Saved data entries:
template <int C, int PF, int MINB, bool SM, int S, bool ZEROX, bool RESID, bool WEIGHTED, bool PROLOGUE = false, bool PIN = false>
__global__ void __launch_bounds__(32 * WARPS_PER_CTA, MINB)
    k_down(const double *__restrict__ x, double *__restrict__ xo, const double *__restrict__ f,
           double *__restrict__ cf, StripGeom g, int pitch_c, int nc, JacobiCoef coef, double inv_h2,
           const int *__restrict__ done, HaloPeers hp, const double *__restrict__ e_in, int pitch_e, int lo)
{
    static_assert(!PIN || (ZEROX && SM), "prolong-in: the iterate is not read, shared-memory feed (row pairs)");
    using Feed = typename FeedSelect<C, PF, S, !ZEROX, SM>::type;
    pdl_wait();
    const bool pdl_early = gridDim.x <= 296u;
    if (pdl_early) pdl_trigger();
    if (done != nullptr && *done) return;
    constexpr int NP = C / 2;
    const int wid = __shfl_sync(0xffffffffu, (int)((blockIdx.x * (unsigned)blockDim.x + threadIdx.x) >> 5), 0);
    const int lane = threadIdx.x & 31;
    if (wid >= g.n_strips * g.n_chunks) return;
    int col, r0, r1;
    bool owner, cin[C];
    strip_setup<C>(g, wid, lane, col, r0, r1, owner, cin);

    const int lead = RESID ? 2 : 0;
    int j_start_ = min(r0, max(r0, 0) - lead) - S;
    if (PIN) j_start_ -= (j_start_ & 1);
    const int j_start = j_start_;
    const int j_end = max(r1 - 1, min(r1, g.ny) - 1 + (RESID ? 1 : 0)) + S;

    SweepStage<C> st[S];
    ResidualStage<C> rs;
#pragma unroll
    for (int k = 0; k < S; ++k) st[k].init();
    rs.init();
    double s_mid[NP], s_cor[NP], c_mid[NP], c_ew[NP];
#pragma unroll
    for (int q = 0; q < NP; ++q) s_mid[q] = s_cor[q] = c_mid[q] = c_ew[q] = 0.0;

    const int epoch = hp.epoch + (hp.epoch_base != nullptr ? *hp.epoch_base : 0);
    if ((hp.pub_up != nullptr || hp.pub_dn != nullptr) && blockIdx.x == 0 && threadIdx.x == 0) {
        __threadfence_system();
        if (hp.pub_up != nullptr) publish_epoch(hp.pub_up, epoch);
        if (hp.pub_dn != nullptr) publish_epoch(hp.pub_dn, epoch);
    }
    HaloPeers feed_peers = hp;
    if constexpr (!PROLOGUE) {
        if (hp.flag_up != nullptr || hp.flag_dn != nullptr) {
            int ok = 1;
            if (lane == 0) {
                if (hp.flag_up != nullptr) ok = wait_flag(hp.flag_up, epoch) ? ok : 0;
                if (hp.flag_dn != nullptr) ok = wait_flag(hp.flag_dn, epoch) ? ok : 0;
// ... 68 lines not shown
                double corr[C];
                if ((u & 1) == 0) {
                    en = eb;
                    en.v[NP] = __shfl_down_sync(0xffffffffu, eb.v[0], 1);
                    const int nr = min((jj >> 1) + 2, nc_last_row);
                    eb = load_coarse<C>(e_in + (ptrdiff_t)nr * pitch_e + cc);
#pragma unroll
                    for (int q = 0; q < NP; ++q) {
                        corr[2 * q] = ec.v[q];
                        corr[2 * q + 1] = dadd(ec.v[q], ec.v[q + 1]);
                    }
                } else {
#pragma unroll
                    for (int q = 0; q < NP; ++q) {
                        corr[2 * q] = dadd(ec.v[q], en.v[q]);
                        corr[2 * q + 1] = dadd(dadd(dadd(ec.v[q], ec.v[q + 1]), en.v[q]), en.v[q + 1]);
                    }
                    ec = en;
                }
#pragma unroll
                for (int k = 0; k < C; ++k)
                    if (rowp && cprol[k]) cur.v[k] = add_correction(cur.v[k], corr[k], u & 1, k & 1);
            }
#pragma unroll
            for (int k = 0; k < S; ++k) {
                const int out_row = jj - k - 1 + g.yoff;
                cur = st[k].template step<WEIGHTED>(u & 1, cur, feed.f_row(k), coef, out_row > 0 && out_row < g.n - 1, cin);
            }
            const int xrow = jj - S;
            if (owner && xrow >= r0 && xrow < r1) store_row<C>(xo + (ptrdiff_t)xrow * g.pitch + col, cur);
            if (RESID) {
                Row<C> r = rs.step(u & 1, cur, feed.f_row(S + 1), inv_h2);
                const int rrow = jj - S - 1;
                double left = __shfl_up_sync(0xffffffffu, r.v[C - 1], 1);
                if (rrow & 1) {
                    const int jc = (rrow - 1) >> 1;
                    const int ic = col >> 1;
                    double o[NP];
#pragma unroll
                    for (int q = 0; q < NP; ++q) {
                        double west = (q == 0) ? left : r.v[q == 0 ? 0 : 2 * q - 1];
                        double edge = dadd(dadd(c_ew[q], r.v[2 * q]), s_mid[q]);
                        double corner = dadd(dadd(s_cor[q], west), r.v[2 * q + 1]);
                        double val = dfma_pow2(0.0625, corner, dfma_pow2(0.125, edge, dmul(0.25, c_mid[q])));
                        o[q] = (ic + q >= 1 && ic + q < nc - 1) ? val : 0.0;
                        s_mid[q] = r.v[2 * q];
                        s_cor[q] = dadd(west, r.v[2 * q + 1]);
                    }
                    if (owner && jc + ycoarse >= 1 && jc + ycoarse < nc - 1 && 2 * jc >= r0 && 2 * jc < r1 &&
                        jc >= 0 && 2 * jc < g.ny) {
                        double *dst = cf + (ptrdiff_t)jc * pitch_c + ic;
                        if (NP == 2)
                            *reinterpret_cast<double2 *>(dst) = make_double2(o[0], o[NP - 1]);
                        else
                            *dst = o[0];
                    }
                } else {
#pragma unroll
                    for (int q = 0; q < NP; ++q) {
                        double west = (q == 0) ? left : r.v[q == 0 ? 0 : 2 * q - 1];
                        c_mid[q] = r.v[2 * q];
                        c_ew[q] = dadd(r.v[2 * q + 1], west);
                    }
                }
            }
            feed.end();
        }
    }
    if (!pdl_early) pdl_trigger();
    cp_async_wait<0>();
}
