# Aedelon/MASt3R-SLAM

Measured on AMD Instinct MI355X. Metric: keyframe-pairs/sec (512x512 two-view infer+match+GN), higher is better.
Workload: dtype fp16

## Files before the change

### mast3r-slam_amd/csrc/conv_tail.hip

```cpp
#include "gemm_common.h"

using namespace m3gemm;

namespace {

constexpr int kThreads = 512;
constexpr int TH = 16, TW = 32;
constexpr int HH = TH + 2, HW = TW + 2;
constexpr int kHaloPix = HH * HW;
constexpr int kHaloBytes = kHaloPix * 128;
constexpr int kWStage = 128 * 128;
constexpr int PH = 11, PW = 19;
constexpr int kPatchBytes = (PH * PW * 128 + 1023) / 1024 * 1024;
constexpr int kLdsBytes = kHaloBytes + 2 * kWStage + kPatchBytes;

struct TailArgs {
    const bf16_t *X;
    const bf16_t *Wc;
    const float *bias;
    const bf16_t *W4;
    const float *b4;
    float *pts, *conf;
    bf16_t *Y;
    const bf16_t *R;
    int cout, relu_in;
    const bf16_t *zero16;
    int B, H, W, IH, IW;
    const bf16_t *Wc2, *W42;
    const float *bias2, *b42;
};

enum { EP_PLAIN = 0 , EP_TAIL = 1 , EP_RELU = 2 ,
       EP_ADD = 3  };

template <int DT, bool UPS, int CIN, int EP>
__global__ void __launch_bounds__(kThreads, 2)
k_conv_tail(const TailArgs ain) {
    constexpr bool TAIL = EP == EP_TAIL;
    static_assert(CIN % 64 == 0 && (TAIL ? CIN == 128 : true), "64-channel steps; the fused tail is the 128-channel head.2");
    constexpr int NQ = CIN / 64;
    TailArgs a = ain;
    if (blockIdx.y == 1) {
        a.Wc = ain.Wc2; a.W4 = ain.W42; a.bias = ain.bias2; a.b4 = ain.b42;
        a.X = ain.X + (size_t)ain.B * ain.IH * ain.IW * CIN;
        if (TAIL) {
            a.pts = ain.pts + (size_t)ain.B * ain.H * ain.W * 3;
            a.conf = ain.conf + (size_t)ain.B * ain.H * ain.W;
        } else {
            a.Y = ain.Y + (size_t)ain.B * ain.H * ain.W * ain.cout;
            if (EP == EP_ADD) a.R = ain.R + (size_t)ain.B * ain.H * ain.W * ain.cout;
        }
    }
    if (!TAIL) {
        const int z = blockIdx.z;
        a.Wc += (size_t)z * 128 * 9 * CIN;
        if (a.bias) a.bias += z * 128;
        a.Y += z * 128;
        if (EP == EP_ADD) a.R += z * 128;
    }
    extern __shared__ __attribute__((aligned(16))) unsigned char lds[];
    unsigned char *halo = lds, *wst = lds + kHaloBytes, *patch = lds + kHaloBytes + 2 * kWStage;
    const int tid = threadIdx.x, lane = tid & 63, wave = tid >> 6;
    const int wp = wave >> 1, wc = wave & 1;
    const int tiles_x = (a.W + TW - 1) / TW, tiles_y = a.H / TH;
    const int nwg = tiles_x * tiles_y * a.B;
    const int bid = xcd_remap(blockIdx.x, nwg);
    const int b = bid / (tiles_x * tiles_y), trem = bid - b * tiles_x * tiles_y;
    const int ty = trem / tiles_x, tx = trem - ty * tiles_x;
    const int oy0 = ty * TH, ox0 = tx * TW;
    const bf16_t *img = a.X + (size_t)b * a.IH * a.IW * CIN;

    auto stage_w = [&](int tap, int half, int buf) {
        unsigned char *base = wst + buf * kWStage;
#pragma unroll
        for (int i = 0; i < 2; ++i) {
            const int slot = i * kThreads + tid;
            const int row = slot >> 3, cp = slot & 7;
            const int c = half * 8 + (cp ^ ((row >> 1) & 7));
            glds16(a.Wc + ((size_t)row * 9 + tap) * CIN + c * 8, base + i * (kThreads * 16) + wave * 1024);
        }
    };
    const float sy = UPS && a.H > 1 ? (float)(a.IH - 1) / (float)(a.H - 1) : 0.f;
    const float sx = UPS && a.W > 1 ? (float)(a.IW - 1) / (float)(a.W - 1) : 0.f;
    const int py0 = (int)((float)max(oy0 - 1, 0) * sy), px0 = (int)((float)max(ox0 - 1, 0) * sx);
    auto stage_patch = [&](int half) {
        for (int wi = wave; wi < (PH * PW * 8 + 63) / 64; wi += kThreads / 64) {
            int slot = wi * 64 + lane;
            slot = slot < PH * PW * 8 ? slot : PH * PW * 8 - 1;
            const int pp = slot >> 3, c = slot & 7;
            const int y = min(py0 + pp / PW, a.IH - 1), x = min(px0 + pp % PW, a.IW - 1);
            glds16(img + ((size_t)y * a.IW + x) * CIN + (half * 8 + c) * 8, patch + wi * 1024);
        }
    };
    auto stage_halo_direct = [&](int half) {
        for (int wi = wave; wi < (kHaloPix * 8 + 63) / 64; wi += kThreads / 64) {
            int slot = wi * 64 + lane;
            const bool live = slot < kHaloPix * 8;
            slot = live ? slot : kHaloPix * 8 - 1;
            const int pix = slot >> 3, cp = slot & 7;
            const int hy = pix / HW, hx = pix - hy * HW;
            const int iy = oy0 + hy - 1, ix = ox0 + hx - 1;
            const int c = half * 8 + (cp ^ ((hx >> 1) & 7));
            const bool in = iy >= 0 && iy < a.H && ix >= 0 && ix < a.W;
            const void *src = in ? (const void *)(img + ((size_t)iy * a.IW + ix) * CIN + c * 8) : (const void *)a.zero16;
            if (wi * 64 + 64 <= kHaloPix * 8) glds16(src, halo + wi * 1024);
            else if (live) *reinterpret_cast<uint4 *>(halo + (size_t)slot * 16) = *reinterpret_cast<const uint4 *>(src);
        }
    };
    auto blend_halo = [&]() {
        for (int slot = tid; slot < kHaloPix * 8; slot += kThreads) {
            const int pix = slot >> 3, cp = slot & 7;
            const int hy = pix / HW, hx = pix - hy * HW;
            const int iy = oy0 + hy - 1, ix = ox0 + hx - 1;
            const int c = cp ^ ((hx >> 1) & 7);
            uint4 o = make_uint4(0u, 0u, 0u, 0u);
            if (iy >= 0 && iy < a.H && ix >= 0 && ix < a.W) {
                const float fy = iy * sy, fx = ix * sx;
                int y0 = (int)fy, x0 = (int)fx;
                y0 = min(y0, a.IH - 1); x0 = min(x0, a.IW - 1);
                const int y1 = min(y0 + 1, a.IH - 1), x1 = min(x0 + 1, a.IW - 1);
                const float wy = fy - (float)y0, wx = fx - (float)x0;
                const unsigned char *p = patch + c * 16;
                union U { uint4 q; unsigned w[4]; } q00, q01, q10, q11, r;
                q00.q = *reinterpret_cast<const uint4 *>(p + ((y0 - py0) * PW + (x0 - px0)) * 128);
                q01.q = *reinterpret_cast<const uint4 *>(p + ((y0 - py0) * PW + (x1 - px0)) * 128);
                q10.q = *reinterpret_cast<const uint4 *>(p + ((y1 - py0) * PW + (x0 - px0)) * 128);
                q11.q = *reinterpret_cast<const uint4 *>(p + ((y1 - py0) * PW + (x1 - px0)) * 128);
#pragma unroll
                for (int k = 0; k < 4; ++k) {
                    const float tl = lo16<DT>(q00.w[k]) * (1.f - wx) + lo16<DT>(q01.w[k]) * wx;
                    const float bl = lo16<DT>(q10.w[k]) * (1.f - wx) + lo16<DT>(q11.w[k]) * wx;
                    const float th = hi16<DT>(q00.w[k]) * (1.f - wx) + hi16<DT>(q01.w[k]) * wx;
                    const float bh = hi16<DT>(q10.w[k]) * (1.f - wx) + hi16<DT>(q11.w[k]) * wx;
                    r.w[k] = pack16<DT>(tl * (1.f - wy) + bl * wy, th * (1.f - wy) + bh * wy);
                }
                o = r.q;
            }
            *reinterpret_cast<uint4 *>(halo + (size_t)slot * 16) = o;
        }
    };

    f32x4 acc[8][4];
#pragma unroll
    for (int i = 0; i < 8; ++i)
#pragma unroll
        for (int j = 0; j < 4; ++j) acc[i][j] = f32x4{0.f, 0.f, 0.f, 0.f};
    const int frow = lane & 15, fch = lane >> 4;
    int w_off[4];
#pragma unroll
    for (int j = 0; j < 4; ++j) {
        const int r = wc * 64 + j * 16 + frow;
        w_off[j] = r * 128 + ((fch ^ ((r >> 1) & 7)) << 4);
    }

    const int group = wave >> 2;
    bf16x8 af[8], wf[4];
    const int pix_of_row = (int)((0x3D9F2A40E6C851B7ULL >> (4 * frow)) & 15);
    auto col_offset = [&](int hx) { return hx * 128 + ((fch ^ ((hx >> 1) & 7)) << 4); };
    auto read_frags = [&](int g, int tap, int ks) {
        const int ky = tap / 3, kx = tap - ky * 3;
        const unsigned char *wsrc = wst + (g & 1) * kWStage;
        const int flip = ks << 6;
        const int c0 = col_offset(pix_of_row + kx) ^ flip;
        const int c1 = col_offset(16 + pix_of_row + kx) ^ flip;
        const unsigned char *rowp = halo + (wp * 4 + ky) * (HW * 128);
#pragma unroll
        for (int j = 0; j < 4; ++j) wf[j] = *reinterpret_cast<const bf16x8 *>(wsrc + (w_off[j] ^ flip));
#pragma unroll
        for (int i = 0; i < 8; ++i)
            af[i] = *reinterpret_cast<const bf16x8 *>(rowp + (i >> 1) * (HW * 128) + ((i & 1) ? c1 : c0));
        if (!TAIL && a.relu_in) {
#pragma unroll
            for (int i = 0; i < 8; ++i) af[i] = relu_frag(af[i]);
        }
    };
    auto mfma_all = [&]() {
        __builtin_amdgcn_s_setprio(1);
#pragma unroll
        for (int i = 0; i < 8; ++i)
#pragma unroll
            for (int j = 0; j < 4; ++j) acc[i][j] = mfma16<DT>(wf[j], af[i], acc[i][j]);
        __builtin_amdgcn_s_setprio(0);
    };
    auto phase_end = [&]() {
        __builtin_amdgcn_sched_barrier(0);
        __builtin_amdgcn_s_barrier();
        __builtin_amdgcn_sched_barrier(0);
    };
    auto phase_end_wait = [&]() {
        __builtin_amdgcn_sched_barrier(0);
        asm volatile("s_waitcnt vmcnt(0)" ::: "memory");
        __builtin_amdgcn_s_barrier();
        __builtin_amdgcn_sched_barrier(0);
    };
    auto prefetch_w = [&](int g) { if (g + 1 < 9 * NQ) stage_w((g + 1) % 9, (g + 1) / 9, (g + 1) & 1); };
    auto run_half = [&](int half) {
        if (group == 0) {
#pragma unroll 1
            for (int tap = 0; tap < 9; ++tap) {
                const int g = half * 9 + tap;
                read_frags(g, tap, 0);
                prefetch_w(g);
                asm volatile("s_waitcnt lgkmcnt(0)" ::: "memory");
                phase_end();
                mfma_all();
                phase_end();
                read_frags(g, tap, 1);
                asm volatile("s_waitcnt lgkmcnt(0)" ::: "memory");
                phase_end();
                mfma_all();
                phase_end_wait();
            }
            phase_end();
        } else {
#pragma unroll 1
            for (int tap = 0; tap < 9; ++tap) {
                const int g = half * 9 + tap;
                if (tap > 0) mfma_all();
                phase_end();
                read_frags(g, tap, 0);
                prefetch_w(g);
                asm volatile("s_waitcnt lgkmcnt(0)" ::: "memory");
                phase_end();
                mfma_all();
                phase_end();
                read_frags(g, tap, 1);
                asm volatile("s_waitcnt lgkmcnt(0)" ::: "memory");
                phase_end_wait();
            }
            mfma_all();
            phase_end();
        }
    };

    stage_w(0, 0, 0);
    if (UPS) stage_patch(0); else stage_halo_direct(0);
    asm volatile("s_waitcnt vmcnt(0)" ::: "memory");
    lds_barrier();
#pragma unroll 1
    for (int q = 0; q < NQ; ++q) {
        if (UPS) {
            blend_halo();
            lds_barrier();
            if (q + 1 < NQ) stage_patch(q + 1);
        } else if (q > 0) {
            stage_halo_direct(q);
            asm volatile("s_waitcnt vmcnt(0)" ::: "memory");
            lds_barrier();
        }
        run_half(q);
    }

    if constexpr (EP == EP_ADD) {
        const int r = lane & 15, gq = lane >> 4;
        constexpr int RS = 272;
        unsigned char *wl = halo + wave * (32 * RS);
        float4 bj[4];
#pragma unroll
        for (int j = 0; j < 4; ++j)
            bj[j] = a.bias ? *reinterpret_cast<const float4 *>(a.bias + wc * 64 + j * 16 + gq * 4) : make_float4(0.f, 0.f, 0.f, 0.f);
        auto pix = [&](int pass, int rl, int &oy, int &ox) {
            const int i = pass * 2 + (rl >> 4);
            oy = oy0 + wp * 4 + (i >> 1);
            ox = ox0 + (i & 1) * 16 + (int)((0x3D9F2A40E6C851B7ULL >> (4 * (rl & 15))) & 15);
        };
        uint4 q[2][4];
        auto load_resid = [&](int pass, uint4 (&dst)[4]) {
#pragma unroll
            for (int it = 0; it < 4; ++it) {
                const int c = it * 64 + lane, rl = c >> 3, ch = c & 7;
                int oy, ox;
                pix(pass, rl, oy, ox);
                ox = ox < a.W ? ox : a.W - 1;
                dst[it] = *reinterpret_cast<const uint4 *>(a.R + (((size_t)b * a.H + oy) * a.W + ox) * a.cout + wc * 64 + ch * 8);
            }
        };
        load_resid(0, q[0]);
#pragma unroll
        for (int pass = 0; pass < 4; ++pass) {
            if (pass + 1 < 4) load_resid(pass + 1, q[(pass + 1) & 1]);
#pragma unroll
            for (int ii = 0; ii < 2; ++ii)
#pragma unroll
                for (int j = 0; j < 4; ++j) {
                    const f32x4 v = acc[pass * 2 + ii][j];
                    *reinterpret_cast<float4 *>(wl + (ii * 16 + r) * RS + ((j * 4 + gq) << 4)) =
                        make_float4(v[0] + bj[j].x, v[1] + bj[j].y, v[2] + bj[j].z, v[3] + bj[j].w);
                }
            asm volatile("s_waitcnt lgkmcnt(0)" ::: "memory");
#pragma unroll
            for (int it = 0; it < 4; ++it) {
                const int c = it * 64 + lane, rl = c >> 3, ch = c & 7;
                const float4 f0 = *reinterpret_cast<const float4 *>(wl + rl * RS + ch * 32);
                const float4 f1 = *reinterpret_cast<const float4 *>(wl + rl * RS + ch * 32 + 16);
                const uint4 u = q[pass & 1][it];
                uint4 o;
                o.x = pack16<DT>(f0.x + lo16<DT>(u.x), f0.y + hi16<DT>(u.x));
                o.y = pack16<DT>(f0.z + lo16<DT>(u.y), f0.w + hi16<DT>(u.y));
                o.z = pack16<DT>(f1.x + lo16<DT>(u.z), f1.y + hi16<DT>(u.z));
                o.w = pack16<DT>(f1.z + lo16<DT>(u.w), f1.w + hi16<DT>(u.w));
                int oy, ox;
                pix(pass, rl, oy, ox);
                if (ox < a.W)
                    *reinterpret_cast<uint4 *>(a.Y + (((size_t)b * a.H + oy) * a.W + ox) * a.cout + wc * 64 + ch * 8) = o;
            }
            asm volatile("" ::: "memory");
        }
    } else if constexpr (!TAIL) {
        const int r = lane & 15, gq = lane >> 4;
        unsigned char *wl = halo + wave * 8192;
        float4 bj[4];
#pragma unroll
        for (int j = 0; j < 4; ++j)
            bj[j] = a.bias ? *reinterpret_cast<const float4 *>(a.bias + wc * 64 + j * 16 + gq * 4) : make_float4(0.f, 0.f, 0.f, 0.f);
#pragma unroll
        for (int pass = 0; pass < 2; ++pass) {
#pragma unroll
            for (int ii = 0; ii < 4; ++ii)
#pragma unroll
                for (int j = 0; j < 4; ++j) {
                    f32x4 v = acc[pass * 4 + ii][j];
                    v[0] += bj[j].x; v[1] += bj[j].y; v[2] += bj[j].z; v[3] += bj[j].w;
                    if (EP == EP_RELU) {
#pragma unroll
                        for (int e = 0; e < 4; ++e) v[e] = v[e] > 0.f ? v[e] : 0.f;
                    }
                    uint2 pk;
                    pk.x = pack16<DT>(v[0], v[1]); pk.y = pack16<DT>(v[2], v[3]);
                    *reinterpret_cast<uint2 *>(wl + (ii * 16 + r) * 128 + (((j * 2 + (gq >> 1)) ^ ((r >> 1) & 7)) << 4) + (((gq ^ r) & 1) << 3)) = pk;
                }
            asm volatile("s_waitcnt lgkmcnt(0)" ::: "memory");
#pragma unroll
            for (int it = 0; it < 8; ++it) {
                const int c = it * 64 + lane, rl = c >> 3, ch = c & 7;
                uint4 v = *reinterpret_cast<const uint4 *>(wl + rl * 128 + ((ch ^ ((rl >> 1) & 7)) << 4));
                if (rl & 1) v = uint4{v.z, v.w, v.x, v.y};
                const int i = pass * 4 + (rl >> 4);
                const int oy = oy0 + wp * 4 + (i >> 1);
                const int ox = ox0 + (i & 1) * 16 + (int)((0x3D9F2A40E6C851B7ULL >> (4 * (rl & 15))) & 15);
                if (ox < a.W)
                    *reinterpret_cast<uint4 *>(a.Y + (((size_t)b * a.H + oy) * a.W + ox) * a.cout + wc * 64 + ch * 8) = v;
            }
            asm volatile("" ::: "memory");
        }
    } else {
        const int r = lane & 15, gq = lane >> 4;
        float part[8][4];
    #pragma unroll
        for (int i = 0; i < 8; ++i)
    #pragma unroll
            for (int o = 0; o < 4; ++o) part[i][o] = 0.f;
    #pragma unroll
        for (int j = 0; j < 4; ++j) {
            const int n = wc * 64 + j * 16 + gq * 4;
            const float4 bq = a.bias ? *reinterpret_cast<const float4 *>(a.bias + n) : make_float4(0.f, 0.f, 0.f, 0.f);
            float w4[4][4];
    #pragma unroll
            for (int o = 0; o < 4; ++o) {
                const uint2 q = *reinterpret_cast<const uint2 *>(a.W4 + (size_t)o * 128 + n);
                w4[o][0] = lo16<DT>(q.x); w4[o][1] = hi16<DT>(q.x); w4[o][2] = lo16<DT>(q.y); w4[o][3] = hi16<DT>(q.y);
            }
    #pragma unroll
            for (int i = 0; i < 8; ++i) {
                const f32x4 v = acc[i][j];
                const float h[4] = {fmaxf(v[0] + bq.x, 0.f), fmaxf(v[1] + bq.y, 0.f), fmaxf(v[2] + bq.z, 0.f), fmaxf(v[3] + bq.w, 0.f)};
    #pragma unroll
                for (int o = 0; o < 4; ++o)
                    part[i][o] += (h[0] * w4[o][0] + h[1] * w4[o][1]) + (h[2] * w4[o][2] + h[3] * w4[o][3]);
            }
        }
    #pragma unroll
        for (int i = 0; i < 8; ++i)
    #pragma unroll
            for (int o = 0; o < 4; ++o) {
                float v = part[i][o];
                v += __shfl_xor(v, 16, 64);
                v += __shfl_xor(v, 32, 64);
                part[i][o] = v;
            }
        float *red = reinterpret_cast<float *>(wst);
        if (gq == 0) {
    #pragma unroll
            for (int i = 0; i < 8; ++i)
                *reinterpret_cast<float4 *>(red + (((wp * 2 + wc) * 8 + i) * 16 + r) * 4) = make_float4(part[i][0], part[i][1], part[i][2], part[i][3]);
        }
        __syncthreads();
        {
            const int i = 4 * wc + gq;
            const float4 p0 = *reinterpret_cast<const float4 *>(red + (((wp * 2 + 0) * 8 + i) * 16 + r) * 4);
            const float4 p1 = *reinterpret_cast<const float4 *>(red + (((wp * 2 + 1) * 8 + i) * 16 + r) * 4);
            const int oy = oy0 + wp * 4 + (i >> 1), ox = ox0 + (i & 1) * 16 + pix_of_row;
            if (ox < a.W) {
                const float x = p0.x + p1.x + a.b4[0], y = p0.y + p1.y + a.b4[1];
                const float z = p0.z + p1.z + a.b4[2], c = p0.w + p1.w + a.b4[3];
                const float d = sqrtf(x * x + y * y + z * z);
                const float sc = expm1f(d) / fmaxf(d, 1e-8f);
                const size_t m = ((size_t)b * a.H + oy) * a.W + ox;
                a.pts[3 * m + 0] = x * sc; a.pts[3 * m + 1] = y * sc; a.pts[3 * m + 2] = z * sc;
                a.conf[m] = 1.0f + expf(c);
            }
        }
    }
}

}
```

◆ Problem to work on:
The answer should hold only the lines from the start of the records above through the line containing "if (pdl_early) pdl_trigger();", each set down exactly.

◆ Answer for the task:
template <int C, int PF, int MINB, bool SM, int S, bool ZEROX, bool RESID, bool WEIGHTED, bool PROLOGUE = false, bool PIN = false>
__global__ void __launch_bounds__(32 * WARPS_PER_CTA, MINB)
    k_down(const double *__restrict__ x, double *__restrict__ xo, const double *__restrict__ f,
           double *__restrict__ cf, StripGeom g, int pitch_c, int nc, JacobiCoef coef, double inv_h2,
           const int *__restrict__ done, HaloPeers hp, const double *__restrict__ e_in, int pitch_e, int lo)
{
    static_assert(!PIN || (ZEROX && SM), "prolong-in: the iterate is not read, shared-memory feed (row pairs)");
    using Feed = typename FeedSelect<C, PF, S, !ZEROX, SM>::type;
    pdl_wait();
    const bool pdl_early = gridDim.x <= 296u;
    if (pdl_early) pdl_trigger();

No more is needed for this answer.